Love and scandal are the best sweeteners of tea. —Henry Fielding

28 May 2008

The Apocalypse

I read Philip Ridley's play Mercury Fur today. For fun (ha ha). And I'm wondering. I don't think I much dig visions of the apocalypse.

Maybe I have trouble imagining dystopias. Or maybe I just don't buy them. I believe I had a similar reaction to José Rivera's Marisol (which I think is kinda boring.)

Mercury Fur is a dystopian vision where everyone is young. There is a lone female character (whom the boys all call the "Duchess") and she is their mother, around thirty-eight years old. Everyone else in the play is younger, the oldest being twenty-three and the youngest ten. The sexuality in the play is strange (could it be anything other than strange in a world populated only by young men?) but the play's content is—in a word—horrific.
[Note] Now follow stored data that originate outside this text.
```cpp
struct FusedArgs {
    int N, A, H, U, HU, Nst, k, iters;
    int agent_offset;
    int fix_q1, fix_q7, add_noise;
    int warm_start;
    int balance;
    unsigned* done_flag;
    unsigned* done_count;
    unsigned done_value;
// ... 96 lines not shown
                mean[tid] = m_keep;
                var[tid] = v_keep;
                sigma[tid] = (OPT == FOPT_CEM && p.warm_start) ? cem_sigma(m_keep, v_keep, lo, hi) : s_keep;
            }
        } else {
            for (int j = tid; j < p.HU; j += nthr) {
                const float m = p.prev_mean[a * p.HU + j];
                const float v = p.var0[a * p.HU + j];
                const float sg = (OPT == FOPT_CEM) ? cem_sigma(m, v, lo, hi) : ((OPT == FOPT_SPSA) ? 0.0f : sqrtf(v));
                mean[j] = m;
                var[j] = v;
                sigma[j] = sg;
                if (keep_init) { m_keep = m; v_keep = v; s_keep = sg; }
            }
        }
    };
    typedef float pfvec4 __attribute__((ext_vector_type(4)));
    typedef const __attribute__((address_space(1))) pfvec4* pfvec4p;
    [[maybe_unused]] pfvec4 pf0 = {0.0f, 0.0f, 0.0f, 0.0f}, pf1 = {0.0f, 0.0f, 0.0f, 0.0f};
    [[maybe_unused]] auto prefetch_first = [&](const float* base, int it_n) {
        if constexpr (INJ == 2) {
            const int Q = (p.HU + 3) >> 2;
            if (tid < p.N) {
                const pfvec4p q = (pfvec4p)(reinterpret_cast<const float4*>(base) + noise_block_index(it_n, p.A, a, p.Nst, tid, Q));
                pf0 = q[0];
                if (OPT != FOPT_SPSA) pf1 = q[min(1, Q - 1)];
            }
        }
    };
    dist_init(false);
    __syncthreads();
    float s0 = red[60], s1 = red[61], s2 = red[62];
    if (p.iters > 0) prefetch_first(inj_s, 0);
    for (;;) {

        float action0 = (OPT == FOPT_RS) ? 0.0f : mean[0];

        BB_DBG(0);
#ifdef BBMPC_KERNEL_DBG
        if (p.dbg && tid == 0 && a == 0) dbg_lds[40] = (long long)clock64();
#endif
        for (int it = 0; it < p.iters; ++it) {
            BB_DBG(1 + it * 4);
            const float* inj = (INJ == 1) ? inj_s + ((size_t)it * p.A + a) * p.HU * p.Nst : nullptr;
            const int nblk = p.H >> 2, rem = p.H & 3;
            const uint32_t rstream = (OPT == FOPT_RS) ? 2u : 1u;
            auto with_q1 = [&](auto&& body) {
                if constexpr (FASTM) {
                    if (p.fix_q1 != 0) { body(std::true_type{}); return; }
                }
                body(std::false_type{});
            };
            if constexpr (OPT == FOPT_SPSA) {
                const float ck = p.spsa_ck[it];
                const int nb4 = (p.H + 3) >> 2;
                with_q1([&](auto Q1c) {
                constexpr bool Q1 = decltype(Q1c)::value;
                for (int n = tid; n < p.N; n += nthr) {
                    Roller<FASTM> rp, rm;
                    rp.init(p.fix_q1 != 0, s0, s1, s2);
                    rm.init(p.fix_q1 != 0, s0, s1, s2);
                    float tp = 0.0f, tm = 0.0f, pp = 0.0f, pm = 0.0f;
                    typedef float gvec4s __attribute__((ext_vector_type(4)));
                    typedef const __attribute__((address_space(1))) gvec4s* gvec4sp;
                    [[maybe_unused]] gvec4sp mine4 = nullptr;
                    [[maybe_unused]] gvec4s cur4 = {1.0f, 1.0f, 1.0f, 1.0f};
// ... 344 lines not shown
                }
                __syncthreads();
                action0 = mean[0];
            } else {
                float bv = -INFINITY;
                int bi = 0x7fffffff;
                for (int n = tid; n < p.N; n += nthr) {
                    const float v = rew[n];
                    if (v > bv || (v == bv && n < bi)) { bv = v; bi = n; }
                }
                wave_argmax(bv, bi);
                int* redi = (int*)(red + 32);
                if ((tid & 63) == 0) { red[tid >> 6] = bv; redi[tid >> 6] = bi; }
                __syncthreads();
                bv = ((tid & 63) < nw) ? red[tid & 63] : -INFINITY;
                bi = ((tid & 63) < nw) ? redi[tid & 63] : 0x7fffffff;
                wave_argmax(bv, bi);
                if (bi == 0x7fffffff) bi = 0;
                action0 = samp[bi];
                if (p.t_elites && tid == 0) p.t_elites[a] = bi;
                __syncthreads();
            }
            if (p.t_mean && OPT != FOPT_RS)
                for (int j = tid; j < p.HU; j += nthr) {
                    p.t_mean[((size_t)it * p.A + a) * p.HU + j] = mean[j];
                    p.t_var[((size_t)it * p.A + a) * p.HU + j] = var[j];
                }
        }

        BB_DBG(1 + p.iters * 4);
#ifdef BBMPC_KERNEL_DBG
        if (p.dbg && tid == 0 && a == 0) dbg_lds[41] = (long long)clock64();
#endif
        if (OPT != FOPT_RS) {
            for (int j = tid; j < p.HU; j += nthr) {
                p.mean_out[a * p.HU + j] = mean[j];
                p.var_out[a * p.HU + j] = var[j];
                if (OPT == FOPT_PI2 || OPT == FOPT_SPSA) {
                    const int js = (j + 1 < p.HU) ? j + 1 : p.HU - 1;
                    const float pm = mean[js];
                    p.prev_mean[a * p.HU + j] = pm;
                    if (keep_init) m_keep = pm;
                } else if (p.warm_start) {
                    const float pm = mean[j];
                    p.prev_mean[a * p.HU + j] = pm;
                    if (keep_init) m_keep = pm;
                }
            }
        }

        if (tid == 0) {
            FinalArgs fa;
            fa.A = p.A; fa.U = 1; fa.S = 3;
            fa.agent_offset = p.agent_offset;
            fa.fix_q1 = p.fix_q1; fa.fix_q7 = p.fix_q7;
            fa.add_noise = add_noise_s;
            fa.lo = p.lo; fa.hi = p.hi;
            fa.inj = p.inj_expl;
            fa.key = key_s;
            fa.key.q_per_agent = 1;
            float s[3] = {s0, s1, s2};
            float act[1];
            act[0] = exploration_action(fa, a, 0, action0);
            const float r = model.step(s, act);
            float* rec = p.record + (size_t)a * 5;
            rec[0] = act[0];
            rec[1] = s[0];
            rec[2] = s[1];
            rec[3] = s[2];
            rec[4] = r;
            if (p.next_state) {
                p.next_state[a * 3 + 0] = s[0];
                p.next_state[a * 3 + 1] = s[1];
                p.next_state[a * 3 + 2] = s[2];
            }
            if constexpr (LINGER) publish_records_done(p.done_flag + a * 16, nullptr, done_value_s, 1u);
            else publish_records_done(p.done_flag, p.done_count, done_value_s, gridDim.x);
            BB_DBG(43);
#ifdef BBMPC_KERNEL_DBG
            if (p.dbg && a == 0) for (int i = 0; i < 48; ++i) p.dbg[i] = dbg_lds[i];
#endif
        }
        if constexpr (!LINGER) {
            break;
        } else {
            unsigned* mb = (unsigned*)ekeys;
            __syncthreads();
            dist_init(keep_init);
            [[maybe_unused]] const float* inj_pred = nullptr;
            if constexpr (INJ == 2) {
                if (p.pf_step_floats)
                    for (int b = 0; b < 2; ++b)
                        if (inj_s >= p.pf_buf[b] && inj_s + 2 * p.pf_step_floats <= p.pf_buf[b] + p.pf_chunk_floats) inj_pred = inj_s + p.pf_step_floats;
                if (inj_pred && p.iters > 0) prefetch_first(inj_pred, 0);
            }
            if (tid < 64) {
                const long long t0 = (long long)wall_clock64();
                const unsigned want = done_value_s + 1u;
                unsigned w = 0u;
                bool quit = false;
                for (;;) {
                    w = (tid < 16) ? __hip_atomic_load(p.mbox + a * 16 + tid, __ATOMIC_RELAXED, __HIP_MEMORY_SCOPE_SYSTEM) : 0u;
                    const bool mine = tid < 13 ? (w & 0xffffu) == (want & 0xffffu) : (tid == 15 ? w == want : true);
                    const unsigned w15 = __builtin_amdgcn_readlane(w, 15);
                    if (__builtin_amdgcn_ballot_w64(mine) == ~0ull) break;
                    if (w15 == 0xffffffffu || (long long)wall_clock64() - t0 > (long long)p.linger_ticks || a == p.test_quit_agent || (p.test_quit_agent >= 999 && a >= p.test_quit_agent - 999)) { quit = true; break; }
                }
                if (tid < 16) mb[tid] = (quit && tid == 15) ? 0xffffffffu : w;
                BB_DBG(42);
            }
            __syncthreads();
            if (mb[15] == 0xffffffffu) {
                if (tid == 0) __hip_atomic_store(p.gone + a * 16, done_value_s, __ATOMIC_RELEASE, __HIP_MEMORY_SCOPE_SYSTEM);
                return;
            }
// ... 15 lines not shown
```
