struct MsmBasis {
    const void* table;
    uint32_t stride;
};
int enqueue_msm(kzg_ctx* ctx, Slot& s, const uint32_t* d_scalars, int is_mont, size_t n, int ev_base,
                uint32_t batch = 1, uint64_t stride = 0, const MsmBasis* basis = nullptr) {
    const MsmConfig cfg = ctx->cfg;
    const void* table = basis ? basis->table : ctx->table.p;
    const uint32_t table_stride = basis ? basis->stride : (uint32_t)ctx->n;
    const uint32_t nbt = cfg.nb * batch;
    hipStream_t st = s.stream;
    s.end = st;
    if (s.timing) HIP_TRY(ctx, hipEventRecord(s.ev[ev_base], st));
    const bool header_zeroed = launch_bucket_sort(st, d_scalars, is_mont, (uint32_t)n, batch, stride, table_stride, cfg, s.cnt.dev(),
                       s.block_sums.dev(), s.pairs.dev<uint64_t>(), s.recoded.dev(), s.offs.dev(), s.sorted.dev(), (uint32_t*)s.heavy_ws.p);
    if (s.timing) {
        HIP_TRY(ctx, hipEventRecord(s.ev[ev_base + 1], st));
        HIP_TRY(ctx, hipEventRecord(s.ev[ev_base + 2], st));
    }
    bool alone = true;
    for (const auto& other : ctx->slots) alone = alone && (&other == &s || other.kind == SLOT_IDLE);
    const uint64_t max_refs = (uint64_t)n * cfg.max_digits * batch;
    const uint32_t lanes = accumulate_lanes(max_refs, alone);
    const ReducePlan& P = ctx->plan;
    const uint32_t R = 1u << P.hi_bits, C = 1u << P.lo_bits, B = batch;
    char* row = (char*)s.arena.p;
    char* col = row + (size_t)R * B * kXyzzBytes;
    char* fin = (char*)s.fin.d;
    const uint32_t rl = 1u << P.row_lo, rh = 1u << P.row_hi, cl = 1u << P.col_lo, ch = 1u << P.col_hi;
    const TreeSumDesc stage1[2] = {
        {s.buckets.p, row, B * R, C, C, 1, B * R, 0},
        {s.buckets.p, col, B * C, R, 1, C, C, (uint64_t)cfg.nb}};
    const TreeSumDesc stage2[4] = {
        {row, fin + (size_t)P.off_r2row * B * kXyzzBytes, B * rh, rl, rl, 1, rh, R},
        {row, fin + (size_t)P.off_c2row * B * kXyzzBytes, B * rl, rh, 1, rl, rl, R},
        {col, fin + (size_t)P.off_r2col * B * kXyzzBytes, B * ch, cl, cl, 1, ch, C},
        {col, fin + (size_t)P.off_c2col * B * kXyzzBytes, B * cl, ch, 1, cl, cl, C}};
    if (!header_zeroed) HIP_TRY(ctx, hipMemsetAsync(s.heavy_ws.p, 0, kHeavyHeaderBytes, st));
    if (max_refs <= kTinyRefs && !ctx->small_msm_off) {
        if (s.timing) HIP_TRY(ctx, hipEventRecord(s.ev[ev_base + 3], st));
        launch_small_msm(st, table, s.sorted.dev(), s.offs.dev(), nbt, lanes, max_refs, s.buckets.p, s.part_a.p, s.part_b.p,
                         s.heavy_ws.p, s.small.dev() + 26, stage1, stage2, ctx->small_lds_bytes);
        if (s.timing) HIP_TRY(ctx, hipEventRecord(s.ev[ev_base + 4], st));
    } else {
        const bool hand_over = !alone;
        hipStream_t hs = hand_over ? ctx->heavy_stream : st;
        if (hand_over) {
            HIP_TRY(ctx, hipEventRecord(s.sorted_ev, st));
            HIP_TRY(ctx, hipStreamWaitEvent(hs, s.sorted_ev, 0));
        }
        if (s.timing) HIP_TRY(ctx, hipEventRecord(s.ev[ev_base + 3], hs));
        launch_bucket_accumulate(hs, table, s.sorted.dev(), s.offs.dev(), nbt, lanes, s.buckets.p, s.part_a.p, s.part_b.p,
                                 ctx->accum_lds_bytes, s.pair_scratch.p, max_refs,
                                 (char*)s.heavy_ws.p + kAccumClockOffset);
        if (s.timing) HIP_TRY(ctx, hipEventRecord(s.ev[ev_base + 4], hs));
        if (hand_over) {
            HIP_TRY(ctx, hipEventRecord(s.accum_ev, hs));
            st = s.end = ctx->tail_stream;
            HIP_TRY(ctx, hipStreamWaitEvent(st, s.accum_ev, 0));
        }
        launch_bucket_finalize(st, s.offs.dev(), nbt, lanes, s.part_a.p, s.part_b.p, s.buckets.p, s.heavy_ws.p, s.small.dev() + 26,
                               finalize_group_size(nbt));
        launch_tree_sums_two_stage(st, stage1, 2, stage2, 4, (uint32_t*)s.heavy_ws.p + 64, alone);
    }
    if (s.timing) HIP_TRY(ctx, hipEventRecord(s.ev[ev_base + 5], st));
    HIP_TRY(ctx, hipGetLastError());
    return KZG_OK;
}

hf::PX host_wsum(const uint64_t* recs, uint32_t len) {
    hf::PX run = hf::px_inf(), acc = hf::px_inf();
    for (uint32_t v = len; v-- > 1;) {
        run = hf::px_add(run, hf::px_from_record(recs + (size_t)v * kXyzzWords64));
        acc = hf::px_add(acc, run);
    }
    return acc;
}
hf::PX host_shift(hf::PX p, uint32_t k) {
    for (uint32_t i = 0; i < k; i++) p = hf::px_double(p);
    return p;
}
hf::P1 finish_msm(const kzg_ctx* ctx, const Slot& s, uint32_t p = 0, uint32_t batch = 1) {
    const ReducePlan& P = ctx->plan;
    const uint64_t* f = s.fin.host<uint64_t>();
    auto at = [&](uint32_t off, uint32_t len) { return f + ((size_t)off * batch + (size_t)p * len) * kXyzzWords64; };
    const uint32_t rh = 1u << P.row_hi, rl = 1u << P.row_lo, ch = 1u << P.col_hi, cl = 1u << P.col_lo;
    hf::PX w_row = hf::px_add(host_shift(host_wsum(at(P.off_r2row, rh), rh), P.row_lo), host_wsum(at(P.off_c2row, rl), rl));
    hf::PX w_col = hf::px_add(host_shift(host_wsum(at(P.off_r2col, ch), ch), P.col_lo), host_wsum(at(P.off_c2col, cl), cl));
    hf::PX total = hf::px_add(host_shift(w_row, P.lo_bits), w_col);
    if (ctx->cfg.recode == kRecodeNaf) total = hf::px_double(total);
    const uint64_t* r2 = at(P.off_r2row, rh);
    for (uint32_t k = 0; k < rh; k++) total = hf::px_add(total, hf::px_from_record(r2 + (size_t)k * kXyzzWords64));
    return ctx->raw_partials ? hf::px_to_jacobian(total) : hf::px_normalize(total);
}
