__device__ inline void scalar_pass(const DirectArgs& a, int lv, const double* cur_pose, const PfLds& pf, int first,
                                   int T, int helper, SpLds& sp) {
    const int lane = threadIdx.x & 63;
    const bool act = lane < kSpPerHelper * kSpLanes;
    const int p = act ? lane / kSpLanes : kSpPerHelper - 1;
    const int k = act ? lane - kSpLanes * p : kSpLanes - 1;
    const int j = kSpPerHelper * helper + p;
    const bool valid = act && j < T && first + j < a.n;
    const double scale = kScale[lv];
    const int w = a.g.w[lv], h = a.g.h[lv];
    const double P[3] = {pf.P[j][0], pf.P[j][1], pf.P[j][2]};
    const double q = quotient_select(a.K, cur_pose, P, scale, k);
    const double Q0 = bperm_f64(q, kSpLanes * p), Q1 = bperm_f64(q, kSpLanes * p + 1);
    const double uc = scale * (Q0 * a.K.fx + a.K.cx);
    const double vc = scale * (Q1 * a.K.fy + a.K.cy);
    const double hp = 4.0;
    const bool in = inside_px(uc - hp, vc - hp, w, h) && inside_px(uc + hp, vc + hp, w, h);
    const int fu = (int)floor(uc), fv = (int)floor(vc);
    const bool whole = patch_in_window(pf.cw[j][2] != 0, pf.cw[j][0], pf.cw[j][1], fu, fv);
    const int cls = !in ? kClsOut : !whole ? kClsSample : patch_one_binade(uc, vc) ? kClsShared : kClsStraddle;
    const double xx = uc - floor(uc), yy = vc - floor(vc);
    const double w00 = (1 - xx) * (1 - yy), w10 = xx * (1 - yy), w01 = (1 - xx) * yy, w11 = xx * yy;
    const bool shared = cls == kClsShared;
    if (valid) {
        sp.v[j][k] = q;
        if (k == 0) {
            double2* v2 = reinterpret_cast<double2*>(&sp.v[j][12]);
            v2[0] = make_double2(shared ? w00 : uc, shared ? w10 : vc);
            v2[1] = make_double2(w01, w11);
            *reinterpret_cast<int4*>(sp.cls[j]) = make_int4(cls, fu, fv, 0);
        }
    }
    __builtin_amdgcn_fence(__ATOMIC_RELEASE, "workgroup");
    if (valid && k == 0) __hip_atomic_store(&sp.ready[j], 1, __ATOMIC_RELAXED, __HIP_MEMORY_SCOPE_WORKGROUP);
}

constexpr unsigned kSrcHere = 0xffffffffu;

template <bool PAIRED>
__device__ inline size_t partial_index(int k, int b) {
    if (!PAIRED) return (size_t)k * kMaxTiles + b;
    const int h = k >= kSums / 2 ? 1 : 0;
    return (size_t)((((k - h * (kSums / 2)) * 4 + (b >> 6)) * 2 + h) * 64 + (b & 63));
}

The young men are throwing a party where the young boy will be eviscerated by a paying customer and a meat hook.

The play is good, and I found it emotionally wrenching, but... I don't know why I need to qualify it. The thing is, I loved Children of Men, certainly an apocalyptic vision of the world, but one that seems possible to me. Or maybe it's that Children of Men is a movie, and I can believe it more easily because I can easily see it. For some reason, I find the apocalypse on stage to be something I can't quite embrace fully. I dunno.

P.S. Any ideas what the title Mercury Fur refers to? I can't figure it out. And Google isn't being much help.